BEGIN
void Engine::run_lm_wavefront(int m, int T, bool dump_logits)
{
    const NetDims &d = L_.dims;
    const int MB = cfg_.max_batch;
    const int L = d.n_layers;
    const int blk = lm_block_steps(T);
    const int NB = (T + blk - 1) / blk;
    launch_advance(advance_args(m, T), stream_);
    hipStream_t cs = lm_stream_;
    HIP_CHECK(hipEventRecord(lm_events_[0], stream_));
    HIP_CHECK(hipStreamWaitEvent(cs, lm_events_[0], 0));

    const size_t need = (size_t)(NB + L + 1) * (size_t)(2 * blk + 6) * (size_t)L;
    if (need > zargs_region_) {
        HIP_CHECK(hipStreamSynchronize(cs));
        HipLegacyLock regrow_guard;
        if (zargs_h_) { (void)hipHostFree(zargs_h_); (void)hipFree(zargs_d_); }
        zargs_region_ = need + need / 4;
        zargs_h_ = hmalloc<GemmArgs>(3 * zargs_region_); zargs_d_ = dmalloc<GemmArgs>(3 * zargs_region_);
        for (int i = 0; i < 3; ++i) zargs_busy_[i] = false;
    }
    const int zslot = zargs_next_;
    zargs_next_ = (zargs_next_ + 1) % 3;
    if (zargs_busy_[zslot]) HIP_CHECK(hipEventSynchronize(zargs_done_[zslot]));
    zargs_pos_ = (size_t)zslot * zargs_region_;

    static const bool timing = env_str("APRIL_LM_TIMING") != nullptr;
    double tacc[6] = {0, 0, 0, 0, 0, 0};
    auto now = [&]() { return timing ? std::chrono::duration<double, std::micro>(std::chrono::steady_clock::now().time_since_epoch()).count() : 0.0; };
    struct Batch { size_t off; int n; };
    std::vector<Batch> plan;
    std::vector<size_t> plan_end((size_t)(NB + L + 1), 0);
    std::vector<GemmArgs> items;
    struct Act { int l, t0, t1; };
    std::vector<Act> act;
    double tq = now();
    auto lap = [&](int i) { if (timing) { const double t = now(); tacc[i] += t - tq; tq = t; } };
    const size_t first = zargs_pos_;
    for (int W = 0; W <= NB + L; ++W) {
        act.clear();
        for (int l = 0; l < L; ++l) { const int b = W - 1 - l; if (b >= 0 && b < NB) act.push_back({l, b * blk, std::min(T, (b + 1) * blk)}); }
        auto flush = [&]() {
            if (items.empty()) return;
            stage_gemm_z(items.data(), (int)items.size(), zargs_h_ + zargs_pos_);
            plan.push_back({zargs_pos_, (int)items.size()});
            zargs_pos_ += items.size(); items.clear();
        };
        auto by_len = [&](auto make) {
            for (int pass = 0; pass < 2; ++pass) {
                for (const Act &x : act) if (((x.t1 - x.t0) == blk) == (pass == 0)) items.push_back(make(x));
                flush();
            }
        };
        by_len([&](const Act &x) { return args_gates(x.l, (size_t)x.t0 * m, (x.t1 - x.t0) * m, GATES_X); });
        for (int i = 0; i < blk; ++i) {
            for (const Act &x : act) if (x.t0 + i < x.t1) items.push_back(args_gates(x.l, (size_t)(x.t0 + i) * m, m, GATES_H));
            flush();
            for (const Act &x : act) if (x.t0 + i < x.t1) items.push_back(args_whr(x.l, (size_t)(x.t0 + i) * m, m));
            flush();
        }
        by_len([&](const Act &x) { return args_ff1(x.l, (size_t)x.t0 * m, (x.t1 - x.t0) * m); });
        by_len([&](const Act &x) { return args_ff2(x.l, (size_t)x.t0 * m, (x.t1 - x.t0) * m); });
        plan_end[(size_t)W] = plan.size();
    }
    lap(0);
    if (zargs_pos_ > first)
        HIP_CHECK(hipMemcpyAsync(zargs_d_ + first, zargs_h_ + first, (zargs_pos_ - first) * sizeof(GemmArgs), hipMemcpyHostToDevice, cs));
    lap(1);
    for (int W = 0; W <= NB + L; ++W) {
        if (W < NB) encoder_front((size_t)W * blk * m, (std::min(T, (W + 1) * blk) - W * blk) * m, step_d_ + 3 * MB, nullptr, cs, ws_);
        lap(2);
        for (size_t k = W ? plan_end[(size_t)W - 1] : 0; k < plan_end[(size_t)W]; ++k) launch_gemm_z(zargs_h_ + plan[k].off, plan[k].n, zargs_d_ + plan[k].off, cs);
        lap(3);
        const int bp = W - L - 1;
        if (bp >= 0) {
            const int t0 = bp * blk, t1 = std::min(T, t0 + blk), len = t1 - t0;
            lm_stage_proj(m, t0, t1, cs, ws_);
            hipEvent_t e = lm_events_[1 + (size_t)(bp % (int)(lm_events_.size() - 1))];
            HIP_CHECK(hipEventRecord(e, cs));
            HIP_CHECK(hipStreamWaitEvent(stream_, e, 0));
            BlockSetupArgs bs;
            bs.now_src = step_d_ + 2 * MB + (size_t)t0 * m; bs.now_dst = lm_now_d_; bs.rows_dst = lm_rows_d_; bs.row0 = t0 * m; bs.count = len * m;
            bs.rec_off_step = rec_off_d_; bs.rec_off_block = lm_rec_off_d_; bs.rec_add = t0 * 3 * m; bs.flags = flags_d_; bs.n_flags = 8;
            launch_block_setup(bs, stream_);
            lap(4);
            auto search = [&]() {
                for (int i = 0; i < len; ++i) {
                    GreedyIo io;
                    io.gen = i + 1; io.now = lm_now_d_ + (size_t)i * m; io.eout = eout_lm_; io.eout_rows = lm_rows_d_ + (size_t)i * m;
                    io.rec_off = lm_rec_off_d_; io.rec_slot0 = i * 3;
                    io.dump = dump_logits ? logits_ + (size_t)(t0 + i) * 3 * m * d.vocab : nullptr;
                    run_greedy_rounds(m, io);
                }
            };
            if (!use_graphs_ || dump_logits) { search(); continue; }
            const GraphCache::Key key = graph_key(m, len);
            if (!lm_search_graphs_.find(key) && lm_search_graphs_.full()) { HIP_CHECK(hipStreamSynchronize(stream_));  lm_search_graphs_.clear(); }
            HIP_CHECK(hipGraphLaunch(cached_graph(lm_search_graphs_, key, stream_, search), stream_));
            lap(5);
        }
    }
    HIP_CHECK(hipEventRecord(zargs_done_[zslot], cs));
    zargs_busy_[zslot] = true;
    if (timing) fprintf(stderr, "lm wavefront %d x %d: host us: args %.0f, arg copy %.0f, front end %.0f, layer launches %.0f, proj + events + setup %.0f, search graph %.0f\n",
                        m, T, tacc[0], tacc[1], tacc[2], tacc[3], tacc[4], tacc[5]);
}

static bool lm_gates_split_on()
{
    static const bool on = env_int("APRIL_GATES_SPLIT", 1) != 0;
    return on;
}

Engine::SwPlan &Engine::sw_plan(int m, int T)
{
    const GraphCache::Key key = sw_key(m, T);
    auto it = sw_plans_.find(key);
    if (it != sw_plans_.end()) return it->second;
    if (sw_plans_.size() >= sw_plan_cap_) {
        sync();
        HipLegacyLock evict_guard;
        collect_gates_clock(); free_sw_plans();
        if (gclk_slots_) { HIP_CHECK(hipMemsetAsync(gclk_slots_, 0, (size_t)GCLK_SLOTS * STAMP_WORDS * 8, stream_)); HIP_CHECK(hipStreamSynchronize(stream_)); }
        gclk_used_ = 0;
    }
    SwPlan &p = sw_plans_[key];
    build_sw_chain(p, p.one, m, T, false);
    if (ramp_mode_ != 0 && !gclk_) build_sw_chain(p, p.split, m, T, true);
    return p;
}

std::vector<RampStep> ramp_window(int L, int T, int R, int max_problems)
{
    std::vector<RampStep> w;
    if (L <= 2 * R || T < 1 || R < 1) return w;
    for (int j = 1; j <= R; ++j) {
        RampStep s; s.macro = L + T - 1 - R + j;
        for (int l = 0; l < L; ++l) { const int t = s.macro - 1 - l; if (t >= 0 && t < T) ++s.own; }
        for (int t = 0; t < j; ++t) s.guests.push_back(std::make_pair(j - 1 - t, t));
        if (s.own + (int)s.guests.size() > max_problems) return std::vector<RampStep>();
        w.push_back(s);
    }
    return w;
}

void Engine::ramp_counts(uint64_t *hosted, uint64_t *eligible)
{
    unsigned h = 0;
    {
        HipLegacyLock legacy;
        if (hipSetDevice(cfg_.device) == hipSuccess) HIP_CHECK(hipMemcpy(&h, &ramp_d_->hosted, sizeof h, hipMemcpyDeviceToHost));
    }
    *hosted = h; *eligible = ramp_eligible_.load(std::memory_order_relaxed);
}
END
**Your objective:** Copy the lines from the entries above in which the word "sizeof" appears.

**Result of the task:**
        HIP_CHECK(hipMemcpyAsync(zargs_d_ + first, zargs_h_ + first, (zargs_pos_ - first) * sizeof(GemmArgs), hipMemcpyHostToDevice, cs));
        if (hipSetDevice(cfg_.device) == hipSuccess) HIP_CHECK(hipMemcpy(&h, &ramp_d_->hosted, sizeof h, hipMemcpyDeviceToHost));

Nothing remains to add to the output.